For some, this news is of the stomach-churning kind. However, this is not the work of a cannibal, psychopath, or Hannibal Lecter himself. This is actually quite the practice in the 17th century. In fact, a French bible dating back to the 13th century was even covered in human epidermis.
Although the book "Des destinees de l'ame" had been in the possession of Harvard's Houghton Library since 1934, it's only recently that experts have confirmed the tome's binding is actually human skin, CNN reported.
"Scientists and conservators carried out a series of tests on Houghton Library's copy of the French writer Arsene Houssaye's 'Des destinees de l'ame' and concluded with 99.9% confidence that the binding material came from a human," the news source said.
"According to the library, Houssaye presented the text, described as 'a meditation on the soul and life after death,' to one of his friends, a book-loving medical doctor, in the mid-1880s," CNN continued. "The recipient, Dr. Ludovic Bouland, bound the book 'with skin from the unclaimed body of a female mental patient who had died of a stroke.'"
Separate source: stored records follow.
#ifndef DP_PAD
#define DP_PAD 2
#endif
constexpr int DP_RB = 32;
constexpr int DP_LD = DP_RB + DP_PAD;
constexpr int DP_SC = 128;
template <bool MASKED, int NT>
__device__ __forceinline__ void cov_dp_body(const double *__restrict__ X, const double *__restrict__ aux, long ld,
                                            int p, const double *__restrict__ mask, const int *__restrict__ fcols,
                                            int g0, int rows_per_slab, int nslab, int njg,
                                            double *__restrict__ part, double *smem) {
  constexpr int NS = DP_SC / 32;
  constexpr int NL = NS + NT / 2;
  constexpr int COLS = DP_SC + 16 * NT;
  constexpr size_t BUF = (size_t)COLS * DP_LD;
  const int njg2 = (njg + 1) / 2;
  const int slab = blockIdx.x / njg2, jb = blockIdx.x - slab * njg2;
  const int tid = threadIdx.x, lane = tid & 63, wv = tid >> 6, c = lane & 15, q = lane >> 4;
  const int ru = tid & 15, cbase = tid >> 4;
  const int jc = min(jb * DP_SC + cbase, p - 1);
  const double *sx = X + (size_t)jc * ld + 2 * ru;
  const long sstride = 32 * ld;
  const int ilim = jb * DP_SC + cbase < p ? (p - 1 - (jb * DP_SC + cbase)) / 32 : 0;
  const double *src[NT / 2];
#pragma unroll
  for (int i = 0; i < NT / 2; i++) src[i] = gram_col(X, aux, ld, fcols[g0 * COV_R + i * 32 + cbase]) + 2 * ru;
  const long r_begin = (long)slab * rows_per_slab, r_end = min(r_begin + rows_per_slab, ld);
  const int nchunk = (int)((r_end - r_begin + DP_RB - 1) / DP_RB);
  d2 stA[NL], stB[NL], mA = d2{1.0, 1.0}, mB = d2{1.0, 1.0};
#define DP_LOAD1(st, ms, r, i)                                                                                  \
  do {                                                                                                          \
    if ((i) < NS)                                                                                               \
      st[i] = __builtin_nontemporal_load(reinterpret_cast<const d2 *>(sx + min((i), ilim) * sstride + (r)));    \
    else                                                                                                        \
      st[i] = *reinterpret_cast<const d2 *>(src[(i) >= NS ? (i)-NS : 0] + (r));                                 \
    if (MASKED && (i) == NL - 1) ms = *reinterpret_cast<const d2 *>(mask + (r) + 2 * ru);                       \
  } while (0)
#define DP_STORE1(buf, st, ms, i)                                                                               \
  do {                                                                                                          \
    d2 v__ = st[i];                                                                                             \
    if (MASKED && (i) >= NS) v__ = v__ * ms;                                                                    \
    *reinterpret_cast<d2 *>((buf) + 2 * ru + (size_t)((i)*32 + cbase) * DP_LD) = v__;                           \
  } while (0)
  d4 acc[NT];
#pragma unroll
  for (int t = 0; t < NT; t++) acc[t] = d4{0.0, 0.0, 0.0, 0.0};
  const size_t offa = (size_t)(wv * 16 + c) * DP_LD + 4 * q, offb = (size_t)(DP_SC + c) * DP_LD + 4 * q;
  struct Ops {
    d2 a0, a1, b0[NT], b1[NT];
  };
  auto read_ops = [&](const double *buf, int st, Ops &o) {
    o.a0 = *reinterpret_cast<const d2 *>(buf + offa + 16 * st);
    o.a1 = *reinterpret_cast<const d2 *>(buf + offa + 16 * st + 2);
#pragma unroll
    for (int t = 0; t < NT; t++) {
      o.b0[t] = *reinterpret_cast<const d2 *>(buf + offb + (size_t)t * 16 * DP_LD + 16 * st);
      o.b1[t] = *reinterpret_cast<const d2 *>(buf + offb + (size_t)t * 16 * DP_LD + 16 * st + 2);
    }
  };
#define DP_CHUNK(cur, nxt, st, ms, rload)                                                                       \
  do {                                                                                                          \
    Ops oa__, ob__;                                                                                             \
    read_ops(cur, 0, oa__);                                                                                     \
    int n__ = 0;                                                                                                \
    _Pragma("unroll") for (int s__ = 0; s__ < DP_RB / 16; s__++) {                                            \
      Ops &o__ = (s__ & 1) ? ob__ : oa__;                                                                       \
      if (s__ + 1 < DP_RB / 16) read_ops(cur, s__ + 1, (s__ & 1) ? oa__ : ob__);                                \
      __builtin_amdgcn_sched_barrier(0);                                                                        \
      _Pragma("unroll") for (int j__ = 0; j__ < 4; j__++) {                                                   \
        const double a__ = j__ == 0 ? o__.a0.x : (j__ == 1 ? o__.a0.y : (j__ == 2 ? o__.a1.x : o__.a1.y));       \
        _Pragma("unroll") for (int t__ = 0; t__ < NT; t__++) {                                                \
          const double b__ = j__ == 0 ? o__.b0[t__].x : (j__ == 1 ? o__.b0[t__].y : (j__ == 2 ? o__.b1[t__].x : o__.b1[t__].y)); \
          acc[t__] = __builtin_amdgcn_mfma_f64_16x16x4f64(a__, b__, acc[t__], 0, 0, 0);                         \
        }                                                                                                       \
                                         \
        const int due__ = (2 * NL * (s__ * 4 + j__ + 1)) / (4 * (DP_RB / 16));                                  \
        _Pragma("unroll") for (int k__ = 0; k__ < 2 * NL; k__++) {                                            \
          if (k__ >= n__ && k__ < due__) {                                                                      \
            if (k__ < NL)                                                                                       \
              DP_STORE1(nxt, st, ms, k__);                                                                      \
            else                                                                                                \
              DP_LOAD1(st, ms, rload, k__ - NL);                                                                \
          }                                                                                                     \
        }                                                                                                       \
        n__ = due__;                                                                                            \
        __builtin_amdgcn_sched_barrier(0);                                                                      \
      }                                                                                                         \
    }                                                                                                           \
  } while (0)
  double *buf0 = smem, *buf1 = smem + BUF;
  const long r_last = r_begin + (long)(nchunk - 1) * DP_RB;
#pragma unroll
  for (int i = 0; i < NL; i++) DP_LOAD1(stA, mA, r_begin, i);
#pragma unroll
  for (int i = 0; i < NL; i++) DP_STORE1(buf0, stA, mA, i);
  {
    const long r1 = min(r_begin + DP_RB, r_last), r2 = min(r_begin + 2 * DP_RB, r_last);
#pragma unroll
    for (int i = 0; i < NL; i++) DP_LOAD1(stB, mB, r1, i);
#pragma unroll
    for (int i = 0; i < NL; i++) DP_LOAD1(stA, mA, r2, i);
  }
  __syncthreads();
  for (int k = 0; k < nchunk; k += 2) {
    {
      const long rl = min(r_begin + (long)(k + 3) * DP_RB, r_last);
      DP_CHUNK(buf0, buf1, stB, mB, rl);
    }
    __syncthreads();
    if (k + 1 >= nchunk) break;
    {
      const long rl = min(r_begin + (long)(k + 4) * DP_RB, r_last);
      DP_CHUNK(buf1, buf0, stA, mA, rl);
    }
    __syncthreads();
  }
#undef DP_CHUNK
#undef DP_LOAD1
#undef DP_STORE1
  const int jg = 2 * jb + (wv >> 2);
  if (jg < njg) {
    const size_t tiles_per_slab = (size_t)njg * COV_NJ * 2;
    double *out = part + ((size_t)slab * tiles_per_slab + (size_t)(jg * COV_NJ + (wv & 3)) * 2) * 256;
    *reinterpret_cast<d4 *>(out + lane * 4) = acc[0];
    *reinterpret_cast<d4 *>(out + 256 + lane * 4) = acc[1];
    if (NT == 4) {
      double *out2 = out + (size_t)nslab * tiles_per_slab * 256;
      *reinterpret_cast<d4 *>(out2 + lane * 4) = acc[NT - 2];
      *reinterpret_cast<d4 *>(out2 + 256 + lane * 4) = acc[NT - 1];
    }
  }
}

Dr. Bouland then wrote a note in the volume, saying that "a book about the human soul deserved to have a human covering."
Apparently, this volume is not the only one in his collection that is covered in human skin. His copy of Séverin Pineau's "De integritatis & corruptionis virginum notis" was also bound in such a material and is now in the possession of London's Wellcome Library and is tanned with a natural dye called sumac.
This kind of binding approach is called anthropodermic bibliopegy, which is descrived by Harvard as "the binding of books in human skin." "The confessions of criminals were occasionally bound in the skin of the convicted, or an individual might request to be memorialized for family or lovers in the form of a book," the university's online publication noted.
Although rumor has it that there are at least three books in Harvard's collection that were covered in human hide, the library maintained that the Houghton book is the only one officially recognized as having been bound in human skin. The others were found to be actually covered in sheepskin.